# [Listed entries]
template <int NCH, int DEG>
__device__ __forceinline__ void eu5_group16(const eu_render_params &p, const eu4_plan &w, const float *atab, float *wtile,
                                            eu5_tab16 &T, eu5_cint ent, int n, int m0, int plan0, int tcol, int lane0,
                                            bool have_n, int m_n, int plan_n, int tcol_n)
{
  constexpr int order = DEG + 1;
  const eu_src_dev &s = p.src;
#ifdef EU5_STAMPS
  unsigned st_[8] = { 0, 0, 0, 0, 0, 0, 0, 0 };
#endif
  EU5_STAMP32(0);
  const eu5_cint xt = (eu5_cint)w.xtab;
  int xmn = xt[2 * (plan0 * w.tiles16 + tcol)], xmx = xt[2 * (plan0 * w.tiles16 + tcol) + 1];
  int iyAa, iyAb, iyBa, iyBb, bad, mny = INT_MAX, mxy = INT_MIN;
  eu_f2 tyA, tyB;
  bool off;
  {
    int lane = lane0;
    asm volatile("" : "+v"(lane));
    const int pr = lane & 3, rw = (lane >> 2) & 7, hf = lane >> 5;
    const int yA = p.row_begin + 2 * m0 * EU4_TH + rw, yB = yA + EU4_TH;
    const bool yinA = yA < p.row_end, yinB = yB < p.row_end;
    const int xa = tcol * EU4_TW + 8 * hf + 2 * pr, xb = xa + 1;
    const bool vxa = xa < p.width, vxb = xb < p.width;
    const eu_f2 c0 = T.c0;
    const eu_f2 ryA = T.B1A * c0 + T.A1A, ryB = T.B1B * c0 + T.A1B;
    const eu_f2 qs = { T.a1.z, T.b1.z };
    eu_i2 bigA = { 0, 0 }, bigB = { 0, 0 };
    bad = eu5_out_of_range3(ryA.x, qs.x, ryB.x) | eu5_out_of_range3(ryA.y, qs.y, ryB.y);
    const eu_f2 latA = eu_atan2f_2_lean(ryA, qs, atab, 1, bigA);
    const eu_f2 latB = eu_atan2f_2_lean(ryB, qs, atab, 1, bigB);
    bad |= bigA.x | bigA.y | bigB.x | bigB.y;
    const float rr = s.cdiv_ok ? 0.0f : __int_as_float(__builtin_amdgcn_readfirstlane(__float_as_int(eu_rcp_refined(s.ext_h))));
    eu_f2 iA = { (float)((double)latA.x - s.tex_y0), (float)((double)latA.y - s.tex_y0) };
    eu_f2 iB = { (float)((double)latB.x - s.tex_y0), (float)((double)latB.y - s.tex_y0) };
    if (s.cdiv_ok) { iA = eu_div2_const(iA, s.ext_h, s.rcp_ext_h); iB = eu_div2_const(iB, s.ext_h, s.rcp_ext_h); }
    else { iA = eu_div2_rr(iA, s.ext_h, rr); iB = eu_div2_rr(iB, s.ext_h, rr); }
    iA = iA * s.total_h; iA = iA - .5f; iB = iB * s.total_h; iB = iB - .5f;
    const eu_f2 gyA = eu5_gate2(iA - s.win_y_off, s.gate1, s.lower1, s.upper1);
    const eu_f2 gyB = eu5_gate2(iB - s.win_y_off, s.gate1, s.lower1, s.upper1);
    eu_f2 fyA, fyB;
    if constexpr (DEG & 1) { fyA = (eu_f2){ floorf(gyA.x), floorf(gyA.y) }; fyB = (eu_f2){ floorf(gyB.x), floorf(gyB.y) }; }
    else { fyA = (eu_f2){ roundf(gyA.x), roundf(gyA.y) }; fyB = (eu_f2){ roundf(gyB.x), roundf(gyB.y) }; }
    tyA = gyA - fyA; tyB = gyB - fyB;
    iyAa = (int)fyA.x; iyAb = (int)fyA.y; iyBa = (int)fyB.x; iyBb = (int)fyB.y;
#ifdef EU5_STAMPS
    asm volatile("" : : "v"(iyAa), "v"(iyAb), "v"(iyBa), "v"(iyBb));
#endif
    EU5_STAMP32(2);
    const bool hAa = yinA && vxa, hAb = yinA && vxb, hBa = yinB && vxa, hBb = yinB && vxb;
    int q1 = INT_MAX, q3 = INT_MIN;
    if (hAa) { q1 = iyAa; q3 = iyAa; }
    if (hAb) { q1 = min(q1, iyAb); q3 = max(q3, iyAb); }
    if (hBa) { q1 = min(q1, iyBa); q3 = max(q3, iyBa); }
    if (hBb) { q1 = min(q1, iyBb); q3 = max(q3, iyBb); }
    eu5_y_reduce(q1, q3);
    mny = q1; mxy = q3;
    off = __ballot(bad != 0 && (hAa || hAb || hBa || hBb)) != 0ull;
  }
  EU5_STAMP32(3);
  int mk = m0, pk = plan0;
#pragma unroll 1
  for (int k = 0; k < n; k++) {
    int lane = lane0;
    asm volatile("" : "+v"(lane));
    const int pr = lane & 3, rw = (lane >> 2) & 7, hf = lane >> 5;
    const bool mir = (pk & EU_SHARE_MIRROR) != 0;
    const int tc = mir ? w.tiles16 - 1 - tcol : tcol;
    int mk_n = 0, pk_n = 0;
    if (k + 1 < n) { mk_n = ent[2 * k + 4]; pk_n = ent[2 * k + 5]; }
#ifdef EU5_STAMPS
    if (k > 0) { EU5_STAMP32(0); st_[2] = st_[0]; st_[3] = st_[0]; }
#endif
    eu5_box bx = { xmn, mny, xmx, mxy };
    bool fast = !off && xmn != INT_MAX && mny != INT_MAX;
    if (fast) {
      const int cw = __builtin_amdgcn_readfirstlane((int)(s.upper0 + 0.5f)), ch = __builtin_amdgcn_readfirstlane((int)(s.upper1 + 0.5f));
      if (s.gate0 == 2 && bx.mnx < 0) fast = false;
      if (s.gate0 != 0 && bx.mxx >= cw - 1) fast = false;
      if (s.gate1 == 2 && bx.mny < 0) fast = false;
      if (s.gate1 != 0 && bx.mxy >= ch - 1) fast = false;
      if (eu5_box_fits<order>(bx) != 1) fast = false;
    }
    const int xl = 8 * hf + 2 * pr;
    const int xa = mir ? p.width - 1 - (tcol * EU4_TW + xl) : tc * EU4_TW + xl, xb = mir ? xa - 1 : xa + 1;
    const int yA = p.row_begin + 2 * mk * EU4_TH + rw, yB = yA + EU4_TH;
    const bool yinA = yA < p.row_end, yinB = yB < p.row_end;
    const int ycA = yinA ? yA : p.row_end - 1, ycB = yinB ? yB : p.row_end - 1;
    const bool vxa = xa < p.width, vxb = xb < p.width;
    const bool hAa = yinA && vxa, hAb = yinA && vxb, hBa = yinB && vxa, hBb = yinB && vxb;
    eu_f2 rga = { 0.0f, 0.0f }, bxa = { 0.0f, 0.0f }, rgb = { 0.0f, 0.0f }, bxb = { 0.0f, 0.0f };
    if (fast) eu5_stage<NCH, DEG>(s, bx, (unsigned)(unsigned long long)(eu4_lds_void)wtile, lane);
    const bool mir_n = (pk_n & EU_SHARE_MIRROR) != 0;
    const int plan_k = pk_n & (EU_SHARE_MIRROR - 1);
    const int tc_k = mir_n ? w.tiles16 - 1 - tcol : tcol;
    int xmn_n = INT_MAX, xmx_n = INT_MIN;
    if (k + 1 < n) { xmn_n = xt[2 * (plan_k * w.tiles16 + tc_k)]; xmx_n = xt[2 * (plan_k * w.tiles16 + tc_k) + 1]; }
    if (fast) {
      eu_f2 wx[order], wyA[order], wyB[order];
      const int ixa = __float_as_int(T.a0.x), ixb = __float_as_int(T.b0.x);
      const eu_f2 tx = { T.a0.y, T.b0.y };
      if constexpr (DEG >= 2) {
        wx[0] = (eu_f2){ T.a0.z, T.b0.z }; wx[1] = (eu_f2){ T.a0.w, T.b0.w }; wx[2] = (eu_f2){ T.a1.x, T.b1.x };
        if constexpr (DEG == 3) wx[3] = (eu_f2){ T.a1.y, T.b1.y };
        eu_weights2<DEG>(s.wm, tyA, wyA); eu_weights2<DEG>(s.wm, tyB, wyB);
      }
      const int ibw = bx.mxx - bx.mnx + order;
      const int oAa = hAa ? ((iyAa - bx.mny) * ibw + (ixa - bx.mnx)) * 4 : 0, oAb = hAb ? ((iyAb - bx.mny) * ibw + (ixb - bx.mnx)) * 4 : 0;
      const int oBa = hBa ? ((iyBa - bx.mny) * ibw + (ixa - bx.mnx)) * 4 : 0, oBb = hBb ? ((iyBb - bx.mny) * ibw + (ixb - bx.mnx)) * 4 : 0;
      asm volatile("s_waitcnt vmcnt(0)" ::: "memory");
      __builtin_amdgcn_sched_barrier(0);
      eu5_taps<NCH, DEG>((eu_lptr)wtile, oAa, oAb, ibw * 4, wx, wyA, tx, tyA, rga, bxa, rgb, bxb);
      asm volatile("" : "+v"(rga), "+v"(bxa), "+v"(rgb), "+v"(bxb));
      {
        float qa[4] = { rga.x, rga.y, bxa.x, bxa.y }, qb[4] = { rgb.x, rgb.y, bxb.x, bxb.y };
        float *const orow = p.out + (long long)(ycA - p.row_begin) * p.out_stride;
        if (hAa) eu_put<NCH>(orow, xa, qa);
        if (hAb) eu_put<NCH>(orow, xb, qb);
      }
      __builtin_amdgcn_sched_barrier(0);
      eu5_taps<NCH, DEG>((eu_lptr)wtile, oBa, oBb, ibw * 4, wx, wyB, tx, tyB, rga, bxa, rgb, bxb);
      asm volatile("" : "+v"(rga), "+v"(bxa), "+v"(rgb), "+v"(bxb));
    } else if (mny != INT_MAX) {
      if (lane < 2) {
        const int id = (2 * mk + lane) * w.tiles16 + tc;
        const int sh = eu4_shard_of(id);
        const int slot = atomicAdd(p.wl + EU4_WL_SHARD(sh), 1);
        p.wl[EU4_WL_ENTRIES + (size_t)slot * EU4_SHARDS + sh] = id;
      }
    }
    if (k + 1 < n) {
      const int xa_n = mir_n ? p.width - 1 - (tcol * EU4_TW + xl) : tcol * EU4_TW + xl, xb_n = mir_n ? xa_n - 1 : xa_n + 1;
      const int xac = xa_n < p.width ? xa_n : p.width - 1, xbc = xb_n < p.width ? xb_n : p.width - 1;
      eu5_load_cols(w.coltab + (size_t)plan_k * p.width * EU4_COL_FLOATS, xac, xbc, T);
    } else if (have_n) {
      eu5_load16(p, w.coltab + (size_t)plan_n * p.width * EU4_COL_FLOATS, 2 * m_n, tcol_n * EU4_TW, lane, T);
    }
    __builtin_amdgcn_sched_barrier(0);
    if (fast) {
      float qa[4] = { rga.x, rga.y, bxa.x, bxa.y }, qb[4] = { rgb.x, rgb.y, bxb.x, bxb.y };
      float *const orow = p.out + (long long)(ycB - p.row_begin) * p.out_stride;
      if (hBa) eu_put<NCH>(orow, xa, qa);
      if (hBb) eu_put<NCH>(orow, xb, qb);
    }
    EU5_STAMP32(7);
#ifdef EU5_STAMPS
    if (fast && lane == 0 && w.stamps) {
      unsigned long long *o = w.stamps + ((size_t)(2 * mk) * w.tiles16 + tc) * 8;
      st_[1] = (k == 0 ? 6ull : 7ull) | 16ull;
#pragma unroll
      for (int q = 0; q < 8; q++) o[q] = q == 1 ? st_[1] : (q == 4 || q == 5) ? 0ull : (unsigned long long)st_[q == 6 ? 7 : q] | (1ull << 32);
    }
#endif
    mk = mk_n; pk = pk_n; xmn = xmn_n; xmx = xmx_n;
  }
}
==
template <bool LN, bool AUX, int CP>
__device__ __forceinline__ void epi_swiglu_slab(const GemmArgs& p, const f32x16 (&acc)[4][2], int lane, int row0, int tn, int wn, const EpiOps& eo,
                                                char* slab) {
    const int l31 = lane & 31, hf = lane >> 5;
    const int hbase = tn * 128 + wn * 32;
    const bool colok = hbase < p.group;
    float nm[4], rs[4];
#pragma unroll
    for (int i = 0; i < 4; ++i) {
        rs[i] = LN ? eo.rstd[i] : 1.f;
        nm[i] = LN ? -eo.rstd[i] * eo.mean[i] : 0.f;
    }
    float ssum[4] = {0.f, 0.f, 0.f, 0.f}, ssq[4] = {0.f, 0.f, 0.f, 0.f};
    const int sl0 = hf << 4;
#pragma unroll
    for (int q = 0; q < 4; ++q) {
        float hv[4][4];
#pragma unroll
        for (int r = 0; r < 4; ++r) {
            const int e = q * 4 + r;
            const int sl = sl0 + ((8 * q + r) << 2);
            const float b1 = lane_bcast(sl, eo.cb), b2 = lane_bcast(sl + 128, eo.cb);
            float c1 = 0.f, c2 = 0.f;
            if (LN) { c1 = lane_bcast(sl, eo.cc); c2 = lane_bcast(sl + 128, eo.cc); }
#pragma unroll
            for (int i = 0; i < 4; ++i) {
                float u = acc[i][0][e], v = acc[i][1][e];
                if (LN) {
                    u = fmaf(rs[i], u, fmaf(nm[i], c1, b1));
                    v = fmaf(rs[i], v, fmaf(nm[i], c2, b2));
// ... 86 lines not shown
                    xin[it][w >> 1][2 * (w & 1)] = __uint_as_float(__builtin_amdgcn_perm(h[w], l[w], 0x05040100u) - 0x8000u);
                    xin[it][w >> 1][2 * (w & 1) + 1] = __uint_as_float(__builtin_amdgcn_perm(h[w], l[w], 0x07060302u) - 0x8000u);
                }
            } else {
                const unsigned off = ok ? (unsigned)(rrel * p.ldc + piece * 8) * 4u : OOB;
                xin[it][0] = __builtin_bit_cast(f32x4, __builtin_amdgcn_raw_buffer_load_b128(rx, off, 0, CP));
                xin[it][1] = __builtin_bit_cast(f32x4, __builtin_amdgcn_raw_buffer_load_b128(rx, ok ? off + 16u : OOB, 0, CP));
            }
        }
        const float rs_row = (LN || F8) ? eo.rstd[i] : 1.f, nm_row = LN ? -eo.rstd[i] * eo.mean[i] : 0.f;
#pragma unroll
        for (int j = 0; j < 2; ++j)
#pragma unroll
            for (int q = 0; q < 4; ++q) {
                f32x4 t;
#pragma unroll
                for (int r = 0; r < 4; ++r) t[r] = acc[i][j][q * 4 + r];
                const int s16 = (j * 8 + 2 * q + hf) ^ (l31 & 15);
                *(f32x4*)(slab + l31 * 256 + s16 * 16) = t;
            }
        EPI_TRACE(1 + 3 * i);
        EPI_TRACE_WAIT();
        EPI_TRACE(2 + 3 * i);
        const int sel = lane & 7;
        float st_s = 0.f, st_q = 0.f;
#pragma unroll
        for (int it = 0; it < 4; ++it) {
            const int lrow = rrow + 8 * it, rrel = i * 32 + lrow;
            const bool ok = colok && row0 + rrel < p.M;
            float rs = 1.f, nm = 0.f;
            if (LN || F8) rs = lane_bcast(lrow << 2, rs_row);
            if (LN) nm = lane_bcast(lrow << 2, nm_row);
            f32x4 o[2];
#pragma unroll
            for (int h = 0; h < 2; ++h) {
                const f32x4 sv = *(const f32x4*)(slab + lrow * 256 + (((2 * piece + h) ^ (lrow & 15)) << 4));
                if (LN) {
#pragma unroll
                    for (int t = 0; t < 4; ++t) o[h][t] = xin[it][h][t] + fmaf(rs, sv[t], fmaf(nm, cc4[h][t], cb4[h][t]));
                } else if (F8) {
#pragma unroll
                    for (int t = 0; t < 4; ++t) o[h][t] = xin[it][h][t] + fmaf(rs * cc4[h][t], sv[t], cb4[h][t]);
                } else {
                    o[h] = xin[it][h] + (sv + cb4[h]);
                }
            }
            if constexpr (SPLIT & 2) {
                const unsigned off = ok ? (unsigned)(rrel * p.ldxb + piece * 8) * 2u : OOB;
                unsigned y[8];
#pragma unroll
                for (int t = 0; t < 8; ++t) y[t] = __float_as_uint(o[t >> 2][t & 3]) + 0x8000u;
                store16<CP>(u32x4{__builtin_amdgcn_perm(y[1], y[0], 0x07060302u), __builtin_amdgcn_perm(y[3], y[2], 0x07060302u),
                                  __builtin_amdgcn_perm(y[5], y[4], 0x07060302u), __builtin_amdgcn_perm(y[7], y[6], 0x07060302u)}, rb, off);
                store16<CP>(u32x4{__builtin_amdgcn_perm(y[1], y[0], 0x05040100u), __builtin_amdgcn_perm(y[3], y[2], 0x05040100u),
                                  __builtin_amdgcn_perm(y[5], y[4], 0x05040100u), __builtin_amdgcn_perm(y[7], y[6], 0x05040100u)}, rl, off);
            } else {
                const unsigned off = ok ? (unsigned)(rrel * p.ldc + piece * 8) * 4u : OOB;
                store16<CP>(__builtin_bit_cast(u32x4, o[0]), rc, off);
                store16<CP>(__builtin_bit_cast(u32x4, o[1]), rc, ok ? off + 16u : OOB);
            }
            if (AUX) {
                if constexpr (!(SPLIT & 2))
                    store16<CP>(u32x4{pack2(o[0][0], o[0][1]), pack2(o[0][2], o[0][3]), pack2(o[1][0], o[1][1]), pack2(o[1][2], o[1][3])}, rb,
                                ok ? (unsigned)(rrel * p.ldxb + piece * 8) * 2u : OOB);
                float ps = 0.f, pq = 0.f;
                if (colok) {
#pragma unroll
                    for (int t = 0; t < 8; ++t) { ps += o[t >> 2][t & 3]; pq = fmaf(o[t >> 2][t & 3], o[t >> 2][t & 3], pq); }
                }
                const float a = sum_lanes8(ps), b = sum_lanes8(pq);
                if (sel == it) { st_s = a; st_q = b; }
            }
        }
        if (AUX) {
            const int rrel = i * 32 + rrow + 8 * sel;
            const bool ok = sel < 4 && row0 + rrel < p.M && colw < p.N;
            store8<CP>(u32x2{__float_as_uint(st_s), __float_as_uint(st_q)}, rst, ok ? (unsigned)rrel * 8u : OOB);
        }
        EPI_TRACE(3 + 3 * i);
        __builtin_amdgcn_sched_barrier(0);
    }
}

# [Brief]
Would you please copy, word for word, everything above from the line containing "template <int NCH, int DEG>" down to the line containing "eu5_tab16 &T, eu5_cint", those two lines included?

# [Task result]
template <int NCH, int DEG>
__device__ __forceinline__ void eu5_group16(const eu_render_params &p, const eu4_plan &w, const float *atab, float *wtile,
                                            eu5_tab16 &T, eu5_cint ent, int n, int m0, int plan0, int tcol, int lane0,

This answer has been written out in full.